Youthful ignorance, now when I got to a bar I'll have two beers and that is it, I used to put away 10+ crown and cokes in a hour like it was nothing.


----------



## SSST (Jun 9, 2011)

ComancheRemmers said:


> SSST, got another shinerite right hear, may i ask your name sir


Check your PM's, i'm pretty sure we know each other.


----------



## iridered2003 (Dec 12, 2005)

Long Pole said:


> I know of someone that likes to post when he's toast.

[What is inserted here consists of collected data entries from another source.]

template <class T>
hipError_t launch_aba(const DevPlan<T> &P, const T *q, const T *qd, const T *tau, T *ydd, size_t B, T *scratch,
                      int grid, size_t lds_bytes, hipStream_t stream, bool two_waves_per_simd);
template <class T>
hipError_t launch_rnea(const DevPlan<T> &P, const T *q, const T *qd, const T *ydd, T *tau, size_t B, T *scratch,
                       int grid, size_t lds_bytes, hipStream_t stream);
template <class T>
hipError_t launch_project(const DevPlan<T> &P, int n_clusters, T *q, int32_t *ok, size_t B, int max_iter, T tol,
                          T *scratch, int grid, size_t lds_bytes, hipStream_t stream);
constexpr int kStateFlagWords = 4;
struct StateFlags {
    uint64_t pos[kStateFlagWords], vel[kStateFlagWords];
};
template <class T>
hipError_t launch_state(const DevPlan<T> &P, int n_clusters, const StateFlags &F, const T *q_in, const T *qd_in, int in_nq, int in_nv,
                        T *q_out, T *qd_out, int32_t *status, T *gmax, size_t B, T tol, T *scratch, int grid, size_t lds_bytes,
                        hipStream_t stream);
template <class T>
hipError_t launch_spanning(const DevPlan<T> &P, int n_clusters, int n_span, const T *q, const T *qd, const T *ydd,
                           T *qd_span, T *qdd_span, size_t B, T *scratch, int grid, size_t lds_bytes,
                           hipStream_t stream);
constexpr int kIntegrateLocalRows = kMaxClusterBodies;
template <class T>
hipError_t launch_integrate(const DevPlan<T> &P, int n_clusters, const T *q, const T *qd, const T *ydd, T dt, T *q_next, T *qd_next,
                            int32_t *ok, int ok_and, size_t B, int max_iter, T tol, T *scratch, int grid, size_t lds_bytes, hipStream_t stream);
template <class T>
hipError_t launch_poses(const DevPlan<T> &P, int n_clusters, const T *q, T *Xa, size_t B, int grid, hipStream_t stream);
template <class T>
hipError_t launch_twists(const DevPlan<T> &P, int n_clusters, int n_span, const T *q, const T *qd_span, const T *qdd_span, T *V, size_t B,
                         int grid, hipStream_t stream);
hipError_t set_max_dynamic_lds();

template <class T>
struct ChainDev {
    const ChainSeg *segs;
    const ChainLink *links;
    const ChainPair *pairs;
    const ChainFree *frees;
    const ChainDiff *diffs;
    int n_diffs;
    const ChainGen *gens;
    const ChainGenBody *gbodies;
    int n_gens;
    const int32_t *cints;
    const T *consts;
    int n_segs;
    int nq, nv;
    int n_glb_slots;
    int lds_bytes;
    int ori_repr;
    int debug;
    int sv_global;
    int out_lds;
    int fuse, stage_lds_v, stage_v_index;
    unsigned long long *bad_count;
    T a_root[6];
};
constexpr int kInRegCols = 32;
constexpr int kModeInReg = 3;
inline bool chain_inputs_in_registers(size_t elem, int n_gens, int n_diffs, int sv_global, int nq, int nv)
{
    return elem == 4 && n_gens == 0 && n_diffs == 0 && !sv_global && nq <= kInRegCols && nv <= kInRegCols;
}
template <class T>
hipError_t launch_aba_chain(const ChainDev<T> &P, const T *q, const T *qd, const T *tau, T *ydd, size_t B, T *scratch, int grid,
                            size_t lds_bytes, hipStream_t stream);
template <class T>
hipError_t launch_aba_chain_lm(const ChainDev<T> &P, const T *q, const T *qd, const T *tau, T *ydd, size_t B, T *scratch, int grid,
                               size_t lds_bytes, hipStream_t stream, int n_waves);
hipError_t set_max_dynamic_lds_chain();
template <class T>
hipError_t launch_aba_gen1(const ChainDev<T> &P, int n, int implicit, const T *q, const T *qd, const T *tau, T *ydd, size_t B, int grid,
                           size_t lds_bytes, hipStream_t stream);
template <class T>
int gen1_waves_per_simd(int n);
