def _flat(t, what, bf16_ok=False):
    if t is None:
        return None
    if not t.is_cuda or not (t.dtype == torch.float32 or (bf16_ok and t.dtype == BF16)) or not t.is_contiguous():
        raise FdnHipError(f"{what} must be a contiguous float32 ROCm tensor")
    return ctypes.c_void_p(t.data_ptr())


def block_storage(C, P, hidden=None):
    if storage_dtype() != "bf16" or C > 64 or P % 4:
        return torch.float32
    if hidden is not None and (hidden < 64 or hidden < 2 * C):
        return torch.float32
    return BF16


class WeightCache:

    def __init__(self):
        self._store = {}

    def get(self, name, srcs, build):
        key = tuple(None if p is None else (p.data_ptr(), p._version, str(p.device)) for p in srcs)
        hit = self._store.get(name)
        cuda = any(p is not None and p.is_cuda for p in srcs)
        cur = torch.cuda.current_stream() if cuda else None
        if hit is None or hit[0] != key:
            with torch.no_grad():
                val = build()
            ev = None
            if cuda:
                ev = torch.cuda.Event()
                ev.record(cur)
                if hit is not None:
                    self._retire(hit)
            hit = (key, val, ev, {cur.cuda_stream} if cuda else set(), tuple(srcs))
            self._store[name] = hit
        elif cuda and cur.cuda_stream not in hit[3]:
            if not torch.cuda.is_current_stream_capturing():
                cur.wait_event(hit[2])
                hit[3].add(cur.cuda_stream)
        return hit[1]

    def versions(self):
        return tuple(h[0] for h in self._store.values())

    def __deepcopy__(self, memo):
        return WeightCache()

    def __getstate__(self):
        return {"_store": {}}

    def __setstate__(self, st):
        self._store = {}

    @staticmethod
    def _retire(hit):
        for t in (hit[1] if isinstance(hit[1], (tuple, list)) else (hit[1],)):
            if torch.is_tensor(t) and t.is_cuda:
                for sid in hit[3]:
                    t.record_stream(torch.cuda.ExternalStream(sid, device=t.device))

    def clear(self):
        for hit in self._store.values():
            self._retire(hit)
        self._store = {}


_forgotten = 0


def forget_derived(*modules):
    global _forgotten
    _forgotten += 1
    for root in modules:
        for m in root.modules():
            m.__dict__.pop("_fdn_graphed", None)
            for v in m.__dict__.values():
                if isinstance(v, WeightCache):
                    v.clear()


def fold_ln(w, bias, gamma, beta):
    with torch.no_grad():
        w2 = w.reshape(w.shape[0], -1)
        wf = (w2 * gamma.reshape(1, -1)).contiguous()
        bf = torch.mv(w2.double(), beta.double()).float()
        if bias is not None:
            bf = bf + bias
    return wf, bf.contiguous()


def conv1x1_pack(w, ln3_E=0):
    N = w.shape[0]
    K = w.numel() // N
    wpk = torch.empty(lib().fdn_conv1x1_pack_bytes(N, K, ln3_E), device=w.device, dtype=torch.uint8)
    check(lib().fdn_conv1x1_pack(_flat(w.reshape(N, K), "w"), N, K, ln3_E, ctypes.c_void_p(wpk.data_ptr()), stream()), "fdn_conv1x1_pack")
    return wpk


CONV1X1_FORMS = ("refused", "split", "split_strip", "tile", "smallk_stream_vec", "smallk_stream", "kstream_vec", "narrow_tail", "smallk_vec",
                 "smallk", "generic")
_ROUTE_FIELDS = ("status", "form", "n", "pro", "nw", "early", "xbf", "obf", "strip2", "own_stats", "bf16_pipe", "threads", "tile_px")


def conv1x1_route(d):
    desc = (ctypes.c_int * len(_ROUTE_FIELDS))()
    check(lib().fdn_conv1x1_route(ctypes.byref(d), desc, len(desc)), "fdn_conv1x1_route")
    rt = dict(zip(_ROUTE_FIELDS, desc))
    rt["form"] = CONV1X1_FORMS[rt["form"]]
    return rt


def conv1x1(xs, w, bias=None, *, out=None, act=ACT_NONE, ln=None, ln3_gate=None, ln_muladd=None, res=None,
            muladd=None, want_stats=False, cache=None, out_dtype=torch.float32, route_only=False):
    if torch.is_tensor(xs):
        xs = [xs]
    B, _, H, W = xs[0].shape
    P = H * W
    N = w.shape[0]
    K = sum(x.shape[1] for x in xs)
    assert w.numel() == N * K, (w.shape, K)
    if out is None:
        out = torch.empty((B, N, H, W), device=xs[0].device, dtype=out_dtype)
    d = Conv1x1Desc()
    for i, x in enumerate(xs):
        d.x[i], d.xbs[i] = _planes(x, f"x[{i}]", bf16_ok=(i == 0 and len(xs) == 1))
        d.kseg[i] = x.shape[1]
    d.x_bf16 = int(xs[0].dtype == BF16)
    d.out_bf16 = int(out.dtype == BF16)
    d.w = _flat(w, "w")
    d.bias = _flat(bias, "bias")
    d.out, d.obs = _planes(out, "out", bf16_ok=True)
    d.B, d.K, d.N, d.P = B, K, N, P
    d.pro, d.ln_group = PRO_NONE, K
    w0, bias0 = w, bias
    if ln is not None:
        d.pro = PRO_LN
        if cache is not None:
            w, bias = cache[0].get(cache[1], [w, bias, ln[1], ln[2]], lambda w=w, bias=bias: fold_ln(w, bias, ln[1], ln[2]))
        else:
            w, bias = fold_ln(w, bias, ln[1], ln[2])
        d.w, d.bias = _flat(w, "w"), _flat(bias, "bias")
        d.stats = _flat(ln[0], "stats")
    elif ln3_gate is not None:
        d.pro, d.ln_group = PRO_LN3_GATE, K // 3
        d.stats, d.gamma, d.beta = _flat(ln3_gate[0], "stats"), _flat(ln3_gate[1], "gamma"), _flat(ln3_gate[2], "beta")
        d.xb, d.xbbs = _planes(ln3_gate[3], "v_value")
    elif ln_muladd is not None:
        d.pro = PRO_LN_MULADD
        d.stats, d.gamma, d.beta = _flat(ln_muladd[0], "stats"), _flat(ln_muladd[1], "gamma"), _flat(ln_muladd[2], "beta")
        d.xb, d.xbbs = _planes(ln_muladd[3], "x1")
    d.act = act
    d.epi = EPI_NONE
    if res is not None:
        d.epi = EPI_RES
        d.res, d.rbs = _planes(res, "res")
    elif muladd is not None:
        d.epi = EPI_MULADD
        d.mul, d.mbs = _planes(muladd[0], "mul")
        d.add, mbs2 = _planes(muladd[1], "add")
        assert mbs2 == d.mbs
    stats = None
    if want_stats and N <= 160:
        stats = torch.empty((B, 1, 2, P), device=out.device, dtype=torch.float32)
        d.stats_out = _flat(stats, "stats_out")
    rt, own_stats = None, False
    if cache is not None:
        d.wpk = ctypes.c_void_p(16)
        rt = conv1x1_route(d)
        d.wpk = None
        if rt["form"] in ("split", "split_strip"):
            srcs = [w0, bias0] + (list(ln[1:3]) if ln is not None else [])
            d.wpk = ctypes.c_void_p(cache[0].get(cache[1] + ":pk", srcs, lambda w=w: conv1x1_pack(
                w, K // 3 if ln3_gate is not None else 0)).data_ptr())
            own_stats = rt["own_stats"]
    need_stats = d.pro in (PRO_LN3_GATE, PRO_LN_MULADD) and not d.stats and not own_stats
    if route_only:
        if need_stats:
            d.stats = ctypes.c_void_p(16)
        return rt if d.wpk else conv1x1_route(d)
    if need_stats:
        auto = chan_stats(xs[0], groups=3) if ln3_gate is not None else chan_stats(xs[0])
        d.stats = _flat(auto, "stats")
    check(lib().fdn_conv1x1(ctypes.byref(d), stream()), "fdn_conv1x1")
    if want_stats:
        out._fdn_stats = stats if stats is not None else chan_stats(out)
    return out


GEMM_OWN_STATS = True


def stats_of(x):
    st = getattr(x, "_fdn_stats", None)
    return st if st is not None else chan_stats(x)


def chan_stats(x, groups=1):
    B, C, H, W = x.shape
    E = C // groups
    ptr, xbs = _planes(x, "x")
    stats = torch.empty((B, groups, 2, H * W), device=x.device, dtype=torch.float32)
    check(lib().fdn_chan_stats(ptr, ctypes.c_long(xbs), _flat(stats, "stats"), B, groups, E, H * W, stream()),
          "fdn_chan_stats")
    return stats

 looking in the mirror there lilpole?


----------



## KEN KERLEY (Nov 13, 2006)

In the same night, jumped on a guy that was about 6'2" and weighed about 275 - I was about 125#. Later, my friends found me outside playing in the snow BUCK NAKED.


----------



## CORNHUSKER (Jul 12, 2004)

Purest form of, lack of character, known to man-kind!!!


----------



## mercenarymedic2105 (Jun 8, 2011)

17, started around lunch time on a Friday in the Southbelt, woke up Sunday afternoon outside of Baton Rouge....really have nothing else to add because I don't know


----------



## Donchi (Jan 16, 2012)

*Drunken bar fight*

While stationed in okinawa I got a meritorius promo to E4. Me and a couple of my leathernecked friends got drunk on soju and I knocked out a 1st Lt. Come monday morning my Msgt. called me in the office and gave me a pair of Lcpl. chevrons and told me to get out of his sight! I didnt get into any trouble because the louie couldnt I D me but that incident followed me the rest of my time in the Marine Corps.... It was worth it!


----------



## ByGodTx (Sep 15, 2010)

Stole a police car....yes really.

A quick pretty funny story. A buddy was celebrating his birthday at a bar. His friends get his keys and hide a drunk girl in the back seat of his car to give him a birthday "surprise." Well the next morning he is pulling out of his driveway for work and up pops the girl He told me he just pushed her head down so his wife wouldn't see her.


----------



## ksk (Aug 9, 2008)

After a night of drinking in Cam Rahn Bay,several of us stole a MP jeep and drove it to the water edge of our PBR.Once on the boat,someone said our finger prints were all over the jeep[?].I grabed a m-79 ,swam back to shore and shot the jeep! The explosion knocked me to the ground as I was only 20 yards away.It also lite the area up.I swam back to the boat and we hauled butt out of there.We could see the lights of MP jeeps coming to the explosion.We went to the other side of the bay and layed low.Later that morning,I discovered a piece of metal in my wrist.Needless to say,I did not put in for a Heart!


----------



## Gary (May 21, 2004)

CoolChange said:


> Why do I really, really believe this?! :biggrin::spineyes:


----------



## lordbater (May 21, 2004)

ksk said:


> After a night of drinking in Cam Rahn Bay,several of us stole a MP jeep and drove it to the water edge of our PBR.Once on the boat,someone said our finger prints were all over the jeep[?].I grabed a m-79 ,swam back to shore and shot the jeep! The explosion knocked me to the ground as I was only 20 yards away.It also lite the area up.I swam back to the boat and we hauled butt out of there.We could see the lights of MP jeeps coming to the explosion.We went to the other side of the bay and layed low.Later that morning,I discovered a piece of metal in my wrist.Needless to say,I did not put in for a Heart!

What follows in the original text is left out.